Мой отец тяжело сглотнул и опустил глаза.
— Все очень расстроены из-за того, что случилось с этой девушкой.
— Амнезия, — сообщил я, мой голос прогрохотал по магазину, словно свалившийся с горы камень. — Она попросила называть ее Амнезией. Знаешь почему? — Я вскипел, внезапно выплеснув все дерьмо, которое держал внутри. — Потому что она думает, что это все, чем она является. С полностью стертой памятью. У нее, буквально, нет ничего. Я отдал ей свою толстовку этим утром, потому что из одежды у нее есть только эта чертова больничная накидка.
— Тебе лучше следить за языком, — предупредил он, звуча по-отечески. — Мы на рабочем месте. Любой может услышать.
— А может, больше людей должны услышать! — продолжал я. — Она одна из нас! Одна из жителей озера Лох. Этот город заботится о своих. Вот что этот маленький городок делает. Но не сейчас. Сейчас все мелят языками и любопытничают, но никто не хочет хоть что-то сделать.
— Я вижу, что ты расстроен, — папа пытался урезонить меня.
Я засмеялся.
— Я не отвернусь от нее. Если бы я оказался там раньше, она бы не сидела в больничной палате без ничего. — Вина угрожала сокрушить меня. — Все было бы совсем по-другому.

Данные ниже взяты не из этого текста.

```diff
@@ -353,6 +397,14 @@
     auto phase_group = [&](auto Gc) {
       constexpr int g = decltype(Gc)::value;
       if (SPLITR_KO & 8) return;
+      cplx Gg[GR];
+      if constexpr (kGAhead) {
+        splitr_for<0, GR>([&](auto Ic) { Gg[decltype(Ic)::value] = Gq[decltype(Ic)::value]; });
+        if constexpr (SPLITR_GAHEAD == 1 && g > 0) {
+          g_fetch(splitr_c<(g > 0 ? g - 1 : 0)>{});
+          __builtin_amdgcn_sched_barrier(0);
+        }
+      }
       if constexpr (g == NG - 1) Pg[g] = Bf;
       else Pg[g] = cm(Pg[g | (1 << splitr_low_clear(g))], F[splitr_low_clear(g)]);
       cplx Pt[GR];
@@ -361,11 +413,18 @@
         if constexpr (rho == GR - 1) Pt[rho] = Pg[g];
         else Pt[rho] = cm(Pt[rho | (1 << splitr_low_clear(rho))], F[NW + splitr_low_clear(rho)]);
         constexpr int r = g | (rho << NW);
-        const cplx q = cm(Pt[rho], gval(splitr_c<r>{}));
+        cplx gv;
+        if constexpr (kGAhead) gv = Gg[rho];
+        else gv = gval(splitr_c<r>{});
+        const cplx q = cm(Pt[rho], gv);
         const double ax = xr[r], ay = xi[r];
         xr[r] = fma(ax, q.x, -ay * q.y);
         xi[r] = fma(ax, q.y, ay * q.x);
       });
+      if constexpr (kGAhead && SPLITR_GAHEAD == 2 && g > 0) {
+        g_fetch(splitr_c<(g > 0 ? g - 1 : 0)>{});
+        __builtin_amdgcn_sched_barrier(0);
+      }
     };
     constexpr bool kP5 = SPLITR_P5 && SPLITR_TMODE == 1 && NTB == 2 && NW > 0 && !(SPLITR_KO & 4);
     auto swap_d = [](double& a, double& c, auto is32) {
@@ -508,6 +567,28 @@
     if constexpr (PLAIN_CLOSE) {
       splitr_for<0, NG>([&](auto Ic) { phase_group(splitr_c<(NG - 1 - decltype(Ic)::value)>{}); });
     } else {
+    unsigned wv[8];
+    constexpr bool kWarmLate = (SPLITR_KWARM == 2 || SPLITR_KWARM == 3) && !kP5 && NW > 0 && !(SPLITR_KO & 4);
+    constexpr bool kWarmInLoop = kWarmLate && SPLITR_TMODE == 1 && NTB == 2 && !CPLX;
+    auto warm_issue = [&]() {
+      const unsigned long long nv = (unsigned long long)c4 + (sg + 1 < n_stages ? stage_bytes : 0ull);
+      unsigned long long na = ((unsigned long long)(unsigned)__builtin_amdgcn_readfirstlane((int)(nv >> 32)) << 32) |
+                              (unsigned)__builtin_amdgcn_readfirstlane((int)nv);
+      __builtin_amdgcn_sched_barrier(0);
+      asm volatile("" : "+s"(na));
+      if constexpr (SPLITR_KWARM == 2) {
+        typedef const __attribute__((address_space(4))) unsigned* uptr_t;
+        uptr_t nx = (uptr_t)na;
+#pragma unroll
+        for (int k = 0; k < 8; ++k) wv[k] = nx[k < 7 ? 16 * k : 8 * N - 1];
+      } else {
+        warm_va ^= warm_v;
+        const unsigned k = l & 7u;
+        typedef const __attribute__((address_space(1))) unsigned* gptr_t;
+        warm_v = ((gptr_t)na)[k < 7u ? 16u * k : 8u * N - 1u];
+      }
+      __builtin_amdgcn_sched_barrier(0);
+    };
     constexpr int TMASK = SPLITR_TMODE == 2 ? 3 : 0;
     constexpr int PMASK = ((1 << ND) - 1) & ~TMASK;
     if constexpr (SPLITR_TMODE == 2) {
@@ -525,6 +606,7 @@
       splitr_for<0, NG>([&](auto Ic) {
         constexpr int g = NG - 1 - decltype(Ic)::value;
         phase_group(splitr_c<g>{});
+        if constexpr (g == 0 && kWarmInLoop) warm_issue();
         rot_t_old(splitr_c<g>{});
         if constexpr (SPLITR_TMODE == 3) {
         } else if constexpr (SPLITR_TMODE == 1 && NTB == 2) {
@@ -676,11 +758,19 @@
       pre(C0{}); pre(C1{}); pre(C2{}); pre(C3{});
       post(C0{}); post(C1{}); post(C2{}); post(C3{});
     } else {
+      if constexpr (kWarmLate && !kWarmInLoop) warm_issue();
       pre(C0{});
       write_pre(C0{}, C1{});
+      if constexpr (SPLITR_KWARM == 2) {
+#pragma unroll
+        for (int k = 0; k < 8; ++k) {
+          asm volatile("" : "+s"(wv[k]));
+          warm ^= wv[k];
+        }
+      }
       __syncthreads();
       pass_read(C0{});
-      if (SPLITR_KWARM) {
+      if (SPLITR_KWARM == 1) {
         typedef const __attribute__((address_space(4))) unsigned* uptr_t;
         uptr_t nx = (uptr_t)(unsigned long long)(coefs + (size_t)(sg + 1 < n_stages ? sg + 1 : sg) * stage_stride);
 #pragma unroll
@@ -704,6 +794,7 @@
     odd = !odd;
     }
     if (SPLITR_KWARM) asm volatile("" ::"s"(warm));
+    if constexpr (SPLITR_KWARM == 3) asm volatile("" ::"v"(warm_va));
   };
   const int n_full = R.kick_post == 0.0 ? n_stages - 1 : n_stages;
   if constexpr (SNAP) {
@@ -739,6 +830,7 @@
   } else {
     for (int sg = 0; sg < n_full; ++sg) stage(sg, std::false_type{});
   }
+  if (SPLITR_KWARM == 3) asm volatile("" ::"v"(warm_v));
   if (n_full < n_stages) stage(n_stages - 1, std::true_type{});
   double fl = (ROWS && n_full == n_stages) ? cprod : 1.0;
   if (ROWS && n_full == n_stages && !A.use_post) {
```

— Эдвард, — сказал папа суровым голосом. — Это была не твоя вина. Мы с твоей матерью думали, ты это понимаешь. Что ты наконец-то начал отпускать это. Но теперь она здесь, и тебя снова затягивает. Мы не хотим видеть, как ты бросаешь все ради той, кто, возможно, уже совсем не та, что раньше.
— Даже если это не она… разве она не заслуживает помощи? — осведомился я, а моя грудь сжалась. Мне казалось, будто я цепляюсь за воздух, пытаясь найти хоть что-то, за что можно было ухватиться. Что-то прочное и реальное.

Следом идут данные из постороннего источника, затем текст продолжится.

template <int NP>
__global__ void __launch_bounds__(256) pgemm_x6_kernel(const WgradJob* __restrict__ jobs,
                                                       const int* __restrict__ prefix, int njobs,
                                                       float* __restrict__ slab) {
  __shared__ __attribute__((aligned(16))) unsigned short lds[2 * NP * kX6Piece];
  const int tid = threadIdx.x;
  const int lane = tid & 63, wave = tid >> 6;
  const int j = find_job(prefix, njobs, blockIdx.x);
  const WgradJob J = jobs[j];
  int t = blockIdx.x - prefix[j];
  const int split = t % J.splits;
  t /= J.splits;
  const int ti = t % J.tiles_i, to = t / J.tiles_i;
  const int chunk = ((J.P + J.splits - 1) / J.splits + kX6Stage - 1) / kX6Stage * kX6Stage;
  const long pb = (long)split * chunk;
  const long pe = min((long)J.P, pb + chunk);
  const int wo = wave >> 1, wi = wave & 1;
  const int r32 = lane & 31, h = lane >> 5;
  const int fp = lane, o = wave;
  const int fo = to * kTile + 2 * fp, fi = ti * kTile + 2 * fp;
  const bool tile_a = to * kTile + kTile <= J.out && (J.lddz & 1) == 0 && (reinterpret_cast<size_t>(J.dz) & 7) == 0;
  const bool tile_b = ti * kTile + kTile <= J.in && (J.ldx & 1) == 0 && (reinterpret_cast<size_t>(J.x) & 7) == 0;
  const bool want_db = (J.db != nullptr) && ti == 0;
  const bool gel = J.x_gelu != 0;

  f32x16 acc[2][2];
#pragma unroll
  for (int a = 0; a < 2; ++a)
#pragma unroll
    for (int b = 0; b < 2; ++b) acc[a][b] = f32x16{};
  float dbacc[2] = {0.f, 0.f};

  float ra[2][8], rb[2][8];
  auto load_stage = [&](long pbase) {
    const long prow = pbase + 8 * o;
    const bool full = prow + 7 < pe;
    x6_load8x2(ra, J.dz, J.lddz, prow, pe, fo, J.out, full, tile_a);
    x6_load8x2(rb, J.x, J.ldx, prow, pe, fi, J.in, full, tile_b);
  };

  if (pb < pe) load_stage(pb);
  for (long p0 = pb; p0 < pe; p0 += kX6Stage) {
    __syncthreads();
#pragma unroll
    for (int jf = 0; jf < 2; ++jf) {
      float vb[8];
#pragma unroll
      for (int k = 0; k < 8; ++k) {
        vb[k] = gel ? gelu(rb[jf][k]) : rb[jf][k];
        dbacc[jf] += ra[jf][k];
      }
      u32x4 pa[NP], pbv[NP];
      split8_np<NP>(ra[jf], pa);
      split8_np<NP>(vb, pbv);
      const int f = 2 * fp + jf;
#pragma unroll
      for (int q = 0; q < NP; ++q) {
        *reinterpret_cast<u32x4*>(lds + q * kX6Piece + f * kX6Row + 8 * o) = pa[q];
        *reinterpret_cast<u32x4*>(lds + (NP + q) * kX6Piece + f * kX6Row + 8 * o) = pbv[q];
      }
      asm volatile("" ::: "memory");
    }
    __syncthreads();
    if (p0 + kX6Stage < pe) load_stage(p0 + kX6Stage);
#pragma unroll
    for (int ks = 0; ks < 2; ++ks) {
      const int koff = 16 * ks + 8 * h;
      u32x4 af[2][NP], bf[2][NP];
#pragma unroll
      for (int a = 0; a < 2; ++a)
#pragma unroll
        for (int q = 0; q < NP; ++q) {
          af[a][q] = *reinterpret_cast<const u32x4*>(lds + q * kX6Piece + (wo * 64 + a * 32 + r32) * kX6Row + koff);
          bf[a][q] = *reinterpret_cast<const u32x4*>(lds + (NP + q) * kX6Piece + (wi * 64 + a * 32 + r32) * kX6Row + koff);
        }
#pragma unroll
      for (int a = 0; a < 2; ++a)
#pragma unroll
        for (int b = 0; b < 2; ++b) mfma_np<NP>(af[a], bf[b], acc[a][b]);
      asm volatile("" ::: "memory");
    }
  }

  const int ntile = J.tiles_o * J.tiles_i;
  const int tile = to * J.tiles_i + ti;
  float* S = slab + J.slab_off + ((long)split * ntile + tile) * (kTile * (kTile + 1));
#pragma unroll
  for (int a = 0; a < 2; ++a)
#pragma unroll
    for (int b = 0; b < 2; ++b)
#pragma unroll
      for (int r = 0; r < 16; ++r) {
        const int row = wo * 64 + a * 32 + (r & 3) + 8 * (r >> 2) + 4 * h;
        const int col = wi * 64 + b * 32 + r32;
        S[row * (kTile + 1) + col] = acc[a][b][r];
      }
  if (want_db) {
    __syncthreads();
    float* red = reinterpret_cast<float*>(lds);
    red[o * kTile + 2 * fp] = dbacc[0];
    red[o * kTile + 2 * fp + 1] = dbacc[1];
    __syncthreads();
    if (tid < kTile) S[tid * (kTile + 1) + kTile] = (red[tid] + red[kTile + tid]) + (red[2 * kTile + tid] + red[3 * kTile + tid]);
  }
}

Выражение папиного лица смягчилось, и чувство вины зажглось на нем.
— Да. Да, она заслуживает.
— Я хочу, чтобы это была она, — прошептал я.
Папа накрыл мою руку своей.
— Я знаю это, Эдди. Но ты должен понимать, что это, скорее всего, не она. А даже если и она, то уже не та девушка, которую ты знал когда-то.

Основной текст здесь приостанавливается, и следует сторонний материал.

# xcompact3d/x3d2

Measured on AMD Instinct MI355X. Metric: DoF*steps/s (whole node), TGV 512^3 per GPU, full fractional step, higher is better.
Workload: dtype f64; 1 GPU; TGV 512x512x512 all-periodic, Re=1600, dt=1e-3, RK3 (3 substeps/step), compact6/classic schemes, rocFFT Poisson (configs[2]); per_gpu=512^3, driver=fused, parallelism=domain decomposition 1x1x1, decomposition=yslabs, decomposition_requested=auto, poisson_z_first=228

## Files before the change

include/x3d2_hip.h:

```cpp
#ifndef X3D2_HIP_H
#define X3D2_HIP_H

#include <stddef.h>

#ifdef X3D_SINGLE_PREC
typedef float x3d_real;
#else
typedef double x3d_real;
#endif

#ifdef __cplusplus
extern "C" {
#endif

enum { X3D_DIR_X = 1, X3D_DIR_Y = 2, X3D_DIR_Z = 3, X3D_DIR_C = 4 };
enum { X3D_BC_PERIODIC = 0, X3D_BC_NEUMANN = 1, X3D_BC_DIRICHLET = 2, X3D_BC_HALO = -1 };
enum { X3D_X_FACE = 1100, X3D_Y_FACE = 1010, X3D_Z_FACE = 110 };
#define X3D_N_HALO 4

typedef struct x3d_backend x3d_backend;
typedef struct x3d_tdsops x3d_tdsops;
typedef struct x3d_poisson x3d_poisson;

const char *x3d_last_error(void);
// ... 231 lines not shown
int x3d_sfft010_set_waves(x3d_sfft010 *p, const x3d_real *waves, const x3d_real *ax, const x3d_real *bx, const x3d_real *ay,
                          const x3d_real *by, const x3d_real *az, const x3d_real *bz);
int x3d_sfft010_set_stretching(x3d_sfft010 *p, int sym, const x3d_real *a0, const x3d_real *a1);
int x3d_sfft010_periodicity_y(x3d_sfft010 *p, x3d_real *f_out, const x3d_real *f_in, int undo);
int x3d_sfft010_forward_local(x3d_sfft010 *p, const x3d_real *f_in, x3d_real *sendbuf);
int x3d_sfft010_fft_z(x3d_sfft010 *p, x3d_real *recvbuf, int dir);
int x3d_sfft010_postprocess_010(x3d_sfft010 *p, x3d_real *recvbuf);
int x3d_sfft010_backward_local(x3d_sfft010 *p, const x3d_real *sendbuf, x3d_real *f_out);

int x3d_poisson_zfirst_ok(x3d_poisson *p, int *ok);
int x3d_tds_pair_zfirst_ok(x3d_backend *b, const x3d_tdsops *ta, const x3d_tdsops *tb, int *ok);
int x3d_poisson_zfirst_middle(x3d_poisson *p);
int x3d_poisson_zfirst_forward(x3d_poisson *p, const x3d_real *f_in);
int x3d_poisson_zfirst_backward(x3d_poisson *p, x3d_real *f_out);
int x3d_poisson_solve_000_zfirst(x3d_poisson *p, x3d_real *f);
int x3d_poisson_set_stretching_zfirst(x3d_poisson *p, int sym, const x3d_real *a0, const x3d_real *a1);
int x3d_poisson_create_proxy(x3d_backend *b, x3d_poisson **out, x3d_real *spectrum, int ny, long px, int (*middle)(void *user),
                             void *user);
int x3d_poisson_solve_010_rows_zfirst(x3d_poisson *p, x3d_real *f);
int x3d_tds_pair_zfirst(x3d_backend *b, x3d_poisson *poisson, int mode, x3d_real *out1, x3d_real *out2, const x3d_real *in1,
                        const x3d_real *in2, const x3d_tdsops *ta, const x3d_tdsops *tb, int *done);

typedef struct x3d_sfftz x3d_sfftz;
int x3d_sfftz_create(x3d_backend *b, x3d_sfftz **out, const int nglob_cell[3], int py, int ry, int parts);
int x3d_sfftz_destroy(x3d_sfftz *p);
int x3d_sfftz_sizes(const x3d_sfftz *p, long out[16]);
int x3d_sfftz_spectrum(const x3d_sfftz *p, x3d_real **c, int *ny, long *px);
int x3d_sfftz_set_waves(x3d_sfftz *p, const x3d_real *rw, const x3d_real *ax, const x3d_real *bx, const x3d_real *ay,
                        const x3d_real *by, const x3d_real *az, const x3d_real *bz);
int x3d_sfftz_tds_pair(x3d_sfftz *p, int mode, x3d_real *out1, x3d_real *out2, const x3d_real *in1, const x3d_real *in2,
// ... 166 lines not shown
```

x3d2_amd/_lib.py:

```python
import ctypes
import os
import subprocess

from .common import X3dError

HERE = os.path.dirname(os.path.abspath(__file__))
SINGLE = os.environ.get("X3D_SINGLE_PREC") == "1"
LIB_PATH = os.path.join(HERE, "libx3d2_hip_sp.so" if SINGLE else "libx3d2_hip.so")
CSRC = os.path.join(HERE, "csrc")

REAL = ctypes.c_float if SINGLE else ctypes.c_double
NP_REAL = "float32" if SINGLE else "float64"
c_double_p = ctypes.POINTER(REAL)
c_int_p = ctypes.POINTER(ctypes.c_int)
VP = ctypes.c_void_p
I, D, SZT = ctypes.c_int, REAL, ctypes.c_size_t


def torch_real():
    import torch
    return torch.float32 if SINGLE else torch.float64

PROTOTYPES = {
    "x3d_last_error": (ctypes.c_char_p, []),
# ... 141 lines not shown
    "x3d_sfft010_postprocess_010_part": (I, [VP, VP, I]),
    "x3d_sfft010_destroy": (I, [VP]),
    "x3d_sfft010_sizes": (I, [VP, ctypes.POINTER(ctypes.c_long)]),
    "x3d_sfft010_set_waves": (I, [VP] + [c_double_p] * 7),
    "x3d_sfft010_set_stretching": (I, [VP, I, c_double_p, c_double_p]),
    "x3d_sfft010_periodicity_y": (I, [VP, VP, VP, I]),
    "x3d_sfft010_forward_local": (I, [VP, VP, VP]),
    "x3d_sfft010_fft_z": (I, [VP, VP, I]),
    "x3d_sfft010_postprocess_010": (I, [VP, VP]),
    "x3d_sfft010_backward_local": (I, [VP, VP, VP]),
    "x3d_poisson_zfirst_ok": (I, [VP, c_int_p]),
    "x3d_poisson_zfirst_middle": (I, [VP]),
    "x3d_poisson_zfirst_forward": (I, [VP, VP]),
    "x3d_poisson_zfirst_backward": (I, [VP, VP]),
    "x3d_poisson_solve_000_zfirst": (I, [VP, VP]),
    "x3d_tds_pair_zfirst": (I, [VP, VP, I, VP, VP, VP, VP, VP, VP, c_int_p]),
    "x3d_sfftz_create": (I, [VP, ctypes.POINTER(VP), c_int_p, I, I, I]),
    "x3d_sfftz_destroy": (I, [VP]),
    "x3d_sfftz_sizes": (I, [VP, ctypes.POINTER(ctypes.c_long)]),
    "x3d_sfftz_set_waves": (I, [VP] + [c_double_p] * 7),
    "x3d_sfftz_tds_pair": (I, [VP, I, VP, VP, VP, VP, VP, VP, c_int_p]),
    "x3d_sfftz_z": (I, [VP, VP, I]),
    "x3d_sfftz_z_field": (I, [VP, VP, I]),
    "x3d_sfftz_x_forward": (I, [VP, VP, I]),
    "x3d_sfftz_y_stage": (I, [VP, VP, I, I]),
    "x3d_sfftz_x_backward": (I, [VP, VP, I]),
    "x3d_sfftz_tds_pair_rows": (I, [VP, I, VP, VP, VP, VP, VP, VP, I, I, c_int_p]),
    "x3d_sfftz_z_rows": (I, [VP, VP, I, I, I]),
    "x3d_sfftz_x_forward_rows": (I, [VP, VP, I, I, I]),
    "x3d_sfftz_x_backward_rows": (I, [VP, VP, I, I, I]),
# ... 134 lines not shown
```

x3d2_amd/backend.py:

```python
import ctypes

import numpy as np
import torch

from . import _lib
from .common import (CELL, DIR_C, DIR_X, DIR_Y, DIR_Z, N_HALO, NULL_LOC, VERT, X_FACE, Y_FACE, Z_FACE, X3dError,
                     get_rdr_from_dirs, move_data_loc)
from .field import Allocator
from .parallel import Comm
from .switches import Switches
from .tdsops import Tdsops

VP = ctypes.c_void_p


def _dp(a):
    if a.dtype != np.dtype(_lib.NP_REAL):
        a = np.ascontiguousarray(a, dtype=_lib.NP_REAL)
    return a.ctypes.data_as(_lib.c_double_p)


class HipBackend:
    n_halo = N_HALO

# ... 615 lines not shown

    def zfirst_pairs_ok(self, t_a, t_b):
        flag = ctypes.c_int(0)
        _lib.check(self.lib.x3d_tds_pair_zfirst_ok(self.h, t_a.handle, t_b.handle, ctypes.byref(flag)))
        return bool(flag.value)

    def tds_apply_mean(self, du, u, tdsops, direction, mean_target):
        if u.data_loc == NULL_LOC:
            raise X3dError("You must set the data_loc before calling volume integral.")
        out = VP()
        ncell = float(np.prod(self.mesh.get_global_dims(CELL)))
        _lib.check(self.lib.x3d_tds_solve_mean(self.h, du.ptr, u.ptr, tdsops.handle, direction, self._dims(u.data_loc), ncell,
                                               float(mean_target), ctypes.byref(out)))
        return out

    def tds_apply(self, du, u, tdsops, direction, accumulate=False, scale=1.0):
        if not self._decomposed(direction):
            _lib.check(self.lib.x3d_tds_solve_acc(self.h, du.ptr, u.ptr, tdsops.handle, direction,
                                                  int(accumulate), float(scale)))
            return
        self._tds_dist(du, u, tdsops, direction, accumulate=accumulate, scale=scale)

    def tds_solve(self, du, u, tdsops):
        if u.dir != du.dir:
            raise X3dError("DIR mismatch between fields in tds_solve.")
        if u.data_loc != NULL_LOC:
            du.set_data_loc(move_data_loc(u.data_loc, u.dir, tdsops.move))
        direction = u.dir
        if direction == DIR_C:
            raise X3dError("tds_solve needs a directional field")
# ... 460 lines not shown
```

x3d2_amd/csrc/common.h:

```cpp
#pragma once
#include <hip/hip_runtime.h>

#include <cstdarg>
#include <cstdio>
#include <cstring>
#include <vector>

#include "../../include/x3d2_hip.h"
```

Доктор говорил то же самое. Я понимал это. Но это все равно не помешало мне привязаться к ней.
— Я даже не могу спросить ее. Или затронуть эту тему. Доктор сказал, что ее разуму нужно время, — признался я.
— Мы с твоей мамой заглянем в больницу и навестим ее, — сообщил папа. — Если она так важна для тебя, значит, она важна и для нас.
— Правда? — Я слегка удивился, что он одумался.
— Конечно. Но ты должен мне кое-что пообещать. — Он встретился с моим взглядом. — Не позволяй этому поглотить тебя. Сосредоточься на своей работе, друзьях, доме. Не позволяй всему, что ты построил, рассыпаться в прах.
— Не позволю, — поклялся я. Я был сильнее, чем он думал. Может быть, это просто родительские заскоки. Я не знал, и по правде говоря, мне было все равно.
Он кивнул.
— Хорошо. Я вернусь домой и поговорю с твоей матерью. Уверен, она захочет купить цветы или что-нибудь еще для твоей… для, эм, Амнезии.
— Спасибо, пап.
— И если тебе понадобится больше свободного времени, позвони мне. Я, может, и старею, но все еще могу держать оборону здесь.
— О, в этом я не сомневаюсь, — усмехнулся я.
Прозвенел колокольчик над дверью, и вошел покупатель. Под прилавком зазвонил телефон.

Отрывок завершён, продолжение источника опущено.